It is evident that the changes introduced by the Israeli army into the northern region were aimed at turning them into closed military zones, bolstering the presence of the military in them, and setting up separation zones designed to expand Israeli occupation of areas adjacent to the northern region from its northern and eastern sides. These changes were designed to split northern Gaza through the building of the Mefalsim corridor and in accordance with a plan to separate the towns of the north, center and south from one another, where three other corridors were built: Netzarim, Kissufim and Philadelphia.
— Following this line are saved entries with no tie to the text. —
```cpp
template <int R, int DMAX, int NP, bool WALK>
__device__ __forceinline__ void box_mfma_tiles(const MatchArgs& a, int tiles_x, int tiles_y, int per, int rem) {
    using G = MG<R, DMAX, NP>;
    constexpr int NXB = G::NXB, NOB = G::NOB;
    extern __shared__ __attribute__((aligned(16))) uint8_t smem[];
    uint8_t* lsm = smem;
    uint8_t* rsm = smem + G::L_BYTES;

    const int tid = threadIdx.x;
    const int wave = __builtin_amdgcn_readfirstlane(tid >> 6);
    const int lane = tid & 63;
    const int l16 = lane & 15;
    const int g = lane >> 4;

    const int wg = xcd_tile(blockIdx.x, gridDim.x);
    int t_begin = wg * per, t_end = t_begin + per;
    if (WALK && rem != 0) {
        t_begin += (int)((int64_t)wg * rem / (int)gridDim.x);
        t_end += (int)((int64_t)(wg + 1) * rem / (int)gridDim.x);
    }
    if constexpr (!WALK) t_end = t_begin + 1;
    if (t_begin >= t_end) return;
    const int tiles = tiles_x * tiles_y;
    int frame = t_begin / tiles;
    int ty = (t_begin - frame * tiles) / tiles_x;
    int tx = t_begin - frame * tiles - ty * tiles_x;
    const int W = a.W, H = a.H;
    const int d_lo = a.d_lo, d_hi = a.d_hi;

    u4 bv0, bvm, bvp;
    u4 bh, bhs;
#pragma unroll
    for (int m = 0; m < 4; ++m) {
        uint32_t w0 = 0, wm = 0, wp = 0, wh = 0, ws = 0;
#pragma unroll
        for (int e = 0; e < 2; ++e) {
            const int j = 2 * m + e;
            const int dv = 8 * g + j - l16;
            const int xin = j < 4 ? 4 * g + j : 16 + 4 * g + (j - 4);
            const int dh = xin - l16;
            const int ds = (j < 4 ? 16 + 4 * g + j : 4 * g + (j - 4)) - l16;
            w0 |= (dv >= 0 && dv <= 2 * R ? 0x3C00u : 0u) << (16 * e);
            wm |= (dv - 16 >= 0 && dv - 16 <= 2 * R ? 0x3C00u : 0u) << (16 * e);
            wp |= (dv + 16 >= 0 && dv + 16 <= 2 * R ? 0x3C00u : 0u) << (16 * e);
            wh |= (dh >= 0 && dh <= 2 * R ? 0x5C00u : 0u) << (16 * e);
            ws |= (ds >= 0 && ds <= 2 * R ? 0x5C00u : 0u) << (16 * e);
        }
        bv0[m] = w0;
        bvm[m] = wm;
        bvp[m] = wp;
        bh[m] = wh;
        bhs[m] = ws;
    }
    const float nbias = -(float)G::BIAS;
    const f4 c1 = {nbias, nbias, nbias, nbias};
    const float c2base = (float)(256 * (2 * R + 1) * G::BIAS);

    const int laddr = slot(l16, g);

    bool carried = false;
#pragma unroll 1
    for (int tile = t_begin;; ++tile) {
        const int x0 = tx * G::TOX;
        const int y0 = ty * G::TOY;
        const uint8_t* Lf = a.left + (int64_t)frame * a.frame_stride;
        const uint8_t* Rf = a.right + (int64_t)frame * a.frame_stride;

        if (!carried) {
            const int band0 = x0 - R - d_lo - DMAX;
            const int st = per_tile(tid);
            stage_cols<G::RC / 4>(Rf, y0 - R, band0, W, H, a.pitch, rsm, st);
            stage_cols<kT / 4>(Lf, y0 - R, x0 - R, W, H, a.pitch, lsm, st);
        }

        uint32_t best[NOB][NXB][4];
#pragma unroll
        for (int ob = 0; ob < NOB; ++ob)
#pragma unroll
            for (int xb = 0; xb < NXB; ++xb)
#pragma unroll
                for (int i = 0; i < 4; ++i) best[ob][xb][i] = kInfBits;

        const int d_end = min(d_hi, W - x0 + 1);
        const int nd = max(d_end - d_lo, 0);
        const int dw_lo = d_lo + (wave * nd) / kNW;
        const int dw_hi = d_lo + ((wave + 1) * nd) / kNW;
        const int d_free = W - (min(x0 + G::TOX, W) - 1);
        const int d_m = (x0 - R + kT > W) ? d_lo : max(min(x0 - R, d_free) + 1, d_lo);
        const int n_free = max(min(dw_hi, d_m) - dw_lo, 0);
        const int dw_m = dw_lo + n_free - n_free % NP;

        const bool carry_next = WALK && tile + 1 < t_end && tx + 1 < tiles_x;
        const int nxl = x0 + G::TOX - R, nxr = nxl - d_lo - DMAX + G::NEW0;
        const bool prefetch = carry_next && y0 - R >= 0 && y0 - R + kT <= H && nxr >= 0 && nxl + kT <= W;
        uint32_t pw[8];
        if (prefetch) {
            const CarriedElem<G::NEW0, G::NEW4> ce(per_tile(tid));
            const uint8_t* p = (ce.right ? Rf : Lf) + (int64_t)(y0 - R + 8 * ce.q) * a.pitch +
                               ((ce.right ? nxr : nxl) + ce.dx);
#pragma unroll
            for (int i = 0; i < 8; ++i) __builtin_memcpy(&pw[i], p + (int64_t)i * a.pitch, 4);
        }

        __syncthreads();

        auto run = [&](auto masked_c, const int lo, const int hi) {
            constexpr bool MASKED = decltype(masked_c)::value;
#pragma unroll 1
            for (int d = lo; d < hi; d += NP) {
                const int dd[2] = {d, min(d + 1, hi - 1)};
                int raddr[NP];
                float c2v[NP];
                f4 c2[NP];
#pragma unroll
                for (int p = 0; p < NP; ++p) {
                    raddr[p] = slot(l16 + DMAX + d_lo - dd[p], g);
                    c2v[p] = c2base + (float)dd[p];
                    c2[p] = f4{c2v[p], c2v[p], c2v[p], c2v[p]};
                }
                const int laddr_d = laddr + (int)((uint32_t)d >> 31);
                u4 t[NP][NOB];
#pragma unroll
                for (int cb = 0; cb <= NXB; ++cb) {
                    if (cb < 4) {
                        const u4 l0 = *reinterpret_cast<const u4*>(lsm + laddr_d + cb * 16 * kColB);
                        const u4 l1 = *reinterpret_cast<const u4*>(lsm + (laddr_d ^ 64) + cb * 16 * kColB);
#pragma unroll
                        for (int p = 0; p < NP; ++p) {
                            const u4 r0 = *reinterpret_cast<const u4*>(rsm + raddr[p] + cb * 16 * kColB);
                            const u4 r1 = *reinterpret_cast<const u4*>(rsm + (raddr[p] ^ 64) + cb * 16 * kColB);
                            uint32_t keep = kAbsBits;
                            if constexpr (MASKED) {
                                const int c0 = __builtin_amdgcn_readfirstlane(x0 - R + 16 * cb - dd[p]);
                                keep = (uint32_t)(l16 + c0) < (uint32_t)(W - dd[p]) ? kAbsBits : 0u;
                            }
                            const u4 ad0 = abs_diff(l0, r0, keep);
                            const u4 ad1 = abs_diff(l1, r1, keep);
                            f4 sv[4];
                            sv[0] = mfma(ad0, bv0, c1);
                            sv[1] = mfma(ad0, bvm, c1);
                            sv[1] = mfma(ad1, bvp, sv[1]);
                            sv[2] = mfma(ad1, bv0, c1);
                            if constexpr (NOB == 4) sv[3] = mfma(ad1, bvm, c1);
#pragma unroll
                            for (int ob = 0; ob < NOB; ++ob) {
                                const uint2 pk = pack_f16(sv[ob]);
                                t[p][ob][2 * (cb & 1)] = pk.x;
                                t[p][ob][2 * (cb & 1) + 1] = pk.y;
                            }
                        }
                    }
                    if constexpr (NP == 2) __builtin_amdgcn_sched_barrier(0);
                    if (cb >= 1) {
                        const int xb = cb - 1;
                        f4 c2x[NP];
#pragma unroll
                        for (int p = 0; p < NP; ++p) {
                            c2x[p] = c2[p];
                            if constexpr (MASKED) {
                                const int e = __builtin_amdgcn_readfirstlane(W - x0 - 16 * xb - dd[p]) - 4 * g;
#pragma unroll
                                for (int i = 0; i < 4; ++i)
                                    c2x[p][i] = i <= e ? c2v[p] : __builtin_bit_cast(float, kInfBits);
                            }
                        }
#pragma unroll
                        for (int ob = 0; ob < NOB; ++ob) {
                            u4 o[NP];
#pragma unroll
                            for (int p = 0; p < NP; ++p)
                                o[p] = __builtin_bit_cast(u4, mfma((cb & 1) ? bh : bhs, t[p][ob], c2x[p]));
#pragma unroll
                            for (int i = 0; i < 4; ++i) {
                                uint32_t k = o[0][i];
#pragma unroll
                                for (int p = 1; p < NP; ++p) k = min(k, o[p][i]);
                                best[ob][xb][i] = min(best[ob][xb][i], k);
                            }
                        }
                    }
                    if constexpr (NP == 2) __builtin_amdgcn_sched_barrier(0);
                }
            }
        };
        run(std::false_type{}, dw_lo, dw_m);
        run(std::true_type{}, dw_m, dw_hi);

        __syncthreads();

        uint32_t* fold = reinterpret_cast<uint32_t*>(smem);
        if (wave == 0) {
#pragma unroll
            for (int ob = 0; ob < NOB; ++ob)
#pragma unroll
                for (int xb = 0; xb < NXB; ++xb)
#pragma unroll
                    for (int i = 0; i < 4; ++i)
                        fold[(16 * ob + l16) * G::FOLD + 16 * xb + 4 * g + i] = best[ob][xb][i];
        }
        __syncthreads();
        if (wave != 0) {
#pragma unroll
            for (int ob = 0; ob < NOB; ++ob)
#pragma unroll
                for (int xb = 0; xb < NXB; ++xb)
#pragma unroll
                    for (int i = 0; i < 4; ++i)
                        atomicMin(&fold[(16 * ob + l16) * G::FOLD + 16 * xb + 4 * g + i], best[ob][xb][i]);
        }
        __syncthreads();
        uint8_t* Df = a.disp ? a.disp + (int64_t)frame * a.out_frame_stride : nullptr;
        uint32_t* Kf = a.keys ? a.keys + (int64_t)frame * W * H : nullptr;
        if (lane < G::TOX && x0 + lane < W) {
            const int ylim = min(G::TOY, H - y0);
            uint8_t* drow = Df ? Df + (int64_t)y0 * a.out_pitch + x0 + lane : nullptr;
            uint32_t* krow = Kf ? Kf + (int64_t)y0 * W + x0 + lane : nullptr;
            for (int j = wave; j < ylim; j += kNW) {
                const uint32_t kb = fold[j * G::FOLD + lane];
                const uint32_t kf = kb >= kInfBits ? 0xFFFFFFFFu : (uint32_t)__builtin_bit_cast(float, kb);
                const uint32_t k = min(kf, a.seed_key);
                if (drow) drow[(int64_t)j * a.out_pitch] = k < a.thresh_key ? (uint8_t)(k & 0xFFu) : (uint8_t)0;
                if (krow) krow[(int64_t)j * W] = k;
            }
        }

        if (tile + 1 == t_end) break;
        carried = carry_next;
        if (++tx == tiles_x) {
            tx = 0;
            if (++ty == tiles_y) {
                ty = 0;
                ++frame;
            }
        }
        if (!carried) {
            __syncthreads();
            continue;
        }
        const int mt = per_tile(tid);
        u4 mv[G::MOVE_U];
#pragma unroll
        for (int i = 0; i < G::MOVE_U; ++i) {
            const int u = min(mt + i * kThreads, G::KEEP * 8 - 1);
            mv[i] = *reinterpret_cast<const u4*>(rsm + slot((u >> 3) + G::TOX, u & 7));
        }
        __syncthreads();
#pragma unroll
        for (int i = 0; i < G::MOVE_U; ++i) {
            const int u = min(mt + i * kThreads, G::KEEP * 8 - 1);
            *reinterpret_cast<u4*>(rsm + slot(u >> 3, u & 7)) = mv[i];
        }
        const CarriedElem<G::NEW0, G::NEW4> ce(mt);
        if (!prefetch) {
#pragma unroll
            for (int i = 0; i < 8; ++i)
                pw[i] = ld_u32(ce.right ? Rf : Lf, y0 - R + 8 * ce.q + i, (ce.right ? nxr : nxl) + ce.dx, W, H,
                               a.pitch);
        }
        stage_pack(pw, ce.right ? rsm : lsm, ce.col, ce.q);
    }
}

template <int R, int DMAX, int NP>
__global__ __launch_bounds__(kThreads, 3) void box_mfma_kernel(MatchArgs a, int tiles_x, int tiles_y, int per,
                                                                int rem) {
    box_mfma_tiles<R, DMAX, NP, true>(a, tiles_x, tiles_y, per, rem);
}

template <int R, int DMAX>
__global__ __launch_bounds__(kThreads, 3) void box_mfma_tile_kernel(MatchArgs a, int tiles_x, int tiles_y) {
    box_mfma_tiles<R, DMAX, 1, false>(a, tiles_x, tiles_y, 1, 0);
}

constexpr int kMaxDevices = 64;
constexpr int kRangesPerSlot = 16;

template <int R, int DMAX, int NP>
hipError_t resident_workgroups(int* out) {
    static std::atomic<int> slots[kMaxDevices];
    int dev = 0;
    hipError_t e = hipGetDevice(&dev);
    if (e != hipSuccess) return e;
    const bool cached = dev >= 0 && dev < kMaxDevices;
    int v = cached ? slots[dev].load(std::memory_order_relaxed) : 0;
    if (v == 0) {
        int per_cu = 0, cus = 0;
        e = hipOccupancyMaxActiveBlocksPerMultiprocessor(&per_cu, box_mfma_kernel<R, DMAX, NP>, kThreads,
                                                         (size_t)MG<R, DMAX, NP>::LDS_BYTES);
        if (e != hipSuccess) return e;
        e = hipDeviceGetAttribute(&cus, hipDeviceAttributeMultiprocessorCount, dev);
        if (e != hipSuccess) return e;
        v = (per_cu > 0 ? per_cu : 1) * (cus > 0 ? cus : 1);
        if (cached) slots[dev].store(v, std::memory_order_relaxed);
    }
    *out = v;
    return hipSuccess;
}

template <int R, int DMAX, int NP>
hipError_t launch_rdp(const MatchArgs& a, int batch, hipStream_t s, int workgroups) {
    using G = MG<R, DMAX, NP>;
    const int tiles_x = (a.W + G::TOX - 1) / G::TOX;
    const int tiles_y = (a.H + G::TOY - 1) / G::TOY;
    const int64_t total = (int64_t)tiles_x * tiles_y * batch;
    if (total <= 0 || total > 0x7FFFFFFF || workgroups < 0) return hipErrorInvalidValue;
    int64_t n = workgroups;
    if constexpr (NP == 1) {
        if (n == 0 || n >= total) {
            hipLaunchKernelGGL((box_mfma_tile_kernel<R, DMAX>), dim3((unsigned)total), dim3(kThreads),
                               (size_t)G::LDS_BYTES, s, a, tiles_x, tiles_y);
            return hipGetLastError();
        }
    }
    if (n == 0) {
        int slots = 0;
        hipError_t e = resident_workgroups<R, DMAX, NP>(&slots);
        if (e != hipSuccess) return e;
        n = (int64_t)slots * kRangesPerSlot;
    }
    if (n > total) n = total;
    hipLaunchKernelGGL((box_mfma_kernel<R, DMAX, NP>), dim3((unsigned)n), dim3(kThreads), (size_t)G::LDS_BYTES, s, a,
                       tiles_x, tiles_y, (int)(total / n), (int)(total % n));
    return hipGetLastError();
}

template <int R, int DMAX>
hipError_t launch_rd(const MatchArgs& a, int batch, hipStream_t s, int workgroups) {
    if constexpr (DMAX == 64 && R <= 2) {
        if (a.d_hi - a.d_lo <= 32) return launch_rdp<R, DMAX, 1>(a, batch, s, workgroups);
    }
    return launch_rdp<R, DMAX, 2>(a, batch, s, workgroups);
}

template <int R>
hipError_t launch_r(const MatchArgs& a, int batch, hipStream_t s, int workgroups) {
    const int dspan = a.d_hi - a.d_lo;
    if (dspan <= 64) return launch_rd<R, 64>(a, batch, s, workgroups);
    if (dspan <= 128) return launch_rd<R, 128>(a, batch, s, workgroups);
    if (dspan <= 192) return launch_rd<R, 192>(a, batch, s, workgroups);
    return launch_rd<R, 256>(a, batch, s, workgroups);
}

}

bool box_mfma_scope(const MatchArgs& a) {
    return a.radius >= 1 && a.radius <= kMaxFastRadius && a.valid_mode == 0 && a.d_lo >= 0 && a.d_hi > a.d_lo &&
           a.d_hi <= kMaxDisp;
}

hipError_t launch_box_match_mfma(const MatchArgs& a, int batch, hipStream_t s, int workgroups) {
    if (!box_mfma_scope(a)) return hipErrorInvalidValue;
    switch (a.radius) {
        case 1: return launch_r<1>(a, batch, s, workgroups);
        case 2: return launch_r<2>(a, batch, s, workgroups);
        case 3: return launch_r<3>(a, batch, s, workgroups);
        case 4: return launch_r<4>(a, batch, s, workgroups);
        case 5: return launch_r<5>(a, batch, s, workgroups);
        case 6: return launch_r<6>(a, batch, s, workgroups);
        case 7: return launch_r<7>(a, batch, s, workgroups);
        default: return hipErrorInvalidValue;
    }
}

}
```

Before: 25990 disparity-maps/s.

## Hand-schedule paired-disparity MFMA loop and defer next-tile prefetch

Adds a dedicated unmasked loop for the two-disparities-per-pass path. It interleaves LDS fetches, f16 abs-diff, vertical and horizontal MFMA stages and min-reductions, with explicit sched_barrier slots so the next column block's loads and second-stage MFMAs overlap the first-stage work. For NP==2 the next-tile global prefetch is moved after the main loop instead of before it, which frees registers during the hot loop. The hand scheduling is rigid and may raise register pressure or serialise badly if the compiler's choices were already good.

```diff
diff --git a/gpu_stereo_matching_amd/csrc/bm_box_mfma.hip b/gpu_stereo_matching_amd/csrc/bm_box_mfma.hip
--- a/gpu_stereo_matching_amd/csrc/bm_box_mfma.hip
+++ b/gpu_stereo_matching_amd/csrc/bm_box_mfma.hip
@@ -221,13 +221,16 @@
         const int nxl = x0 + G::TOX - R, nxr = nxl - d_lo - DMAX + G::NEW0;
         const bool prefetch = carry_next && y0 - R >= 0 && y0 - R + kT <= H && nxr >= 0 && nxl + kT <= W;
         uint32_t pw[8];
-        if (prefetch) {
-            const CarriedElem<G::NEW0, G::NEW4> ce(per_tile(tid));
-            const uint8_t* p = (ce.right ? Rf : Lf) + (int64_t)(y0 - R + 8 * ce.q) * a.pitch +
-                               ((ce.right ? nxr : nxl) + ce.dx);
-#pragma unroll
-            for (int i = 0; i < 8; ++i) __builtin_memcpy(&pw[i], p + (int64_t)i * a.pitch, 4);
-        }
+        auto issue_prefetch = [&] {
+            if (prefetch) {
+                const CarriedElem<G::NEW0, G::NEW4> ce(per_tile(tid));
+                const uint8_t* p = (ce.right ? Rf : Lf) + (int64_t)(y0 - R + 8 * ce.q) * a.pitch +
+                                   ((ce.right ? nxr : nxl) + ce.dx);
+#pragma unroll
+                for (int i = 0; i < 8; ++i) __builtin_memcpy(&pw[i], p + (int64_t)i * a.pitch, 4);
+            }
+        };
+        if constexpr (NP == 1) issue_prefetch();
 
         __syncthreads();
 
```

The new maps that were drawn up showed that the Mefalsim corridor, named after an Israeli settlement near the Gaza Strip, was built as a military corridor stretching from that settlement, lying east of Jabaliya, all the way to the Mediterranean coast near Bayt Lahiya.[7]
The Israeli army of occupation introduced novel changes in northern Gaza in general such as building new roads and barricades to the east, north and west of the Jabaliya refugee camp; expanding the area of the Netzarim corridor all the way to the outskirts of the Zaytun quarter in Gaza city, embracing some 47 square kilometers of land; setting up military outposts; building what resembles a touristic vacation spot to distribute hot meals to the military and provide residence and sleeping quarters; bringing in caravans designed as sleeping quarters for the soldiers and building watchtowers of cement and wood.[8] A report with photos published in the Times of Israel showed roads being paved; communication towers being raised; observation posts being set up; temporary sleeping quarters set in place; trucks reinforced against contact with shrapnel; aerials erected on concrete blocks for mobile phone communications and water and electricity conduits from Israel to army bases, plus other similar installations which clearly indicate Israel’s intention to remain for a long period in the Strip.[9]
Furthermore, the signs that indicate Israel’s continued military presence in northern Gaza for a more lengthy period may not be part of the ceasefire agreement currently being worked out by Egyptian and Qatari mediators and appear to be congruent with statements recently made by Israeli Security Minister Yisrael Katz: “Security control over the Gaza Strip will remain in the hands of the Israeli army which will be able to operate in all modes to ward off threats…we shall set up security zones in Gaza, separation zones and points of control to ensure the security of Israeli towns surrounding the Gaza Strip.”[10]
Settlement, reoccupation, and realistic calculations
The new military arrangements introduced into northern Gaza clearly reveal Israeli intentions wider and deeper than the mere reassurance of Israeli settlers in the “Gaza Envelope” as to their future security and individual safety, or securing their return to places they had been forced to abandon in the wake of the Tufan al-Aqsa operation. Despite the importance of these Israeli measures, what the army is doing on the ground in the north is founded upon political, military and security arrangement linked to Gaza’s future in the days following the Israeli assault.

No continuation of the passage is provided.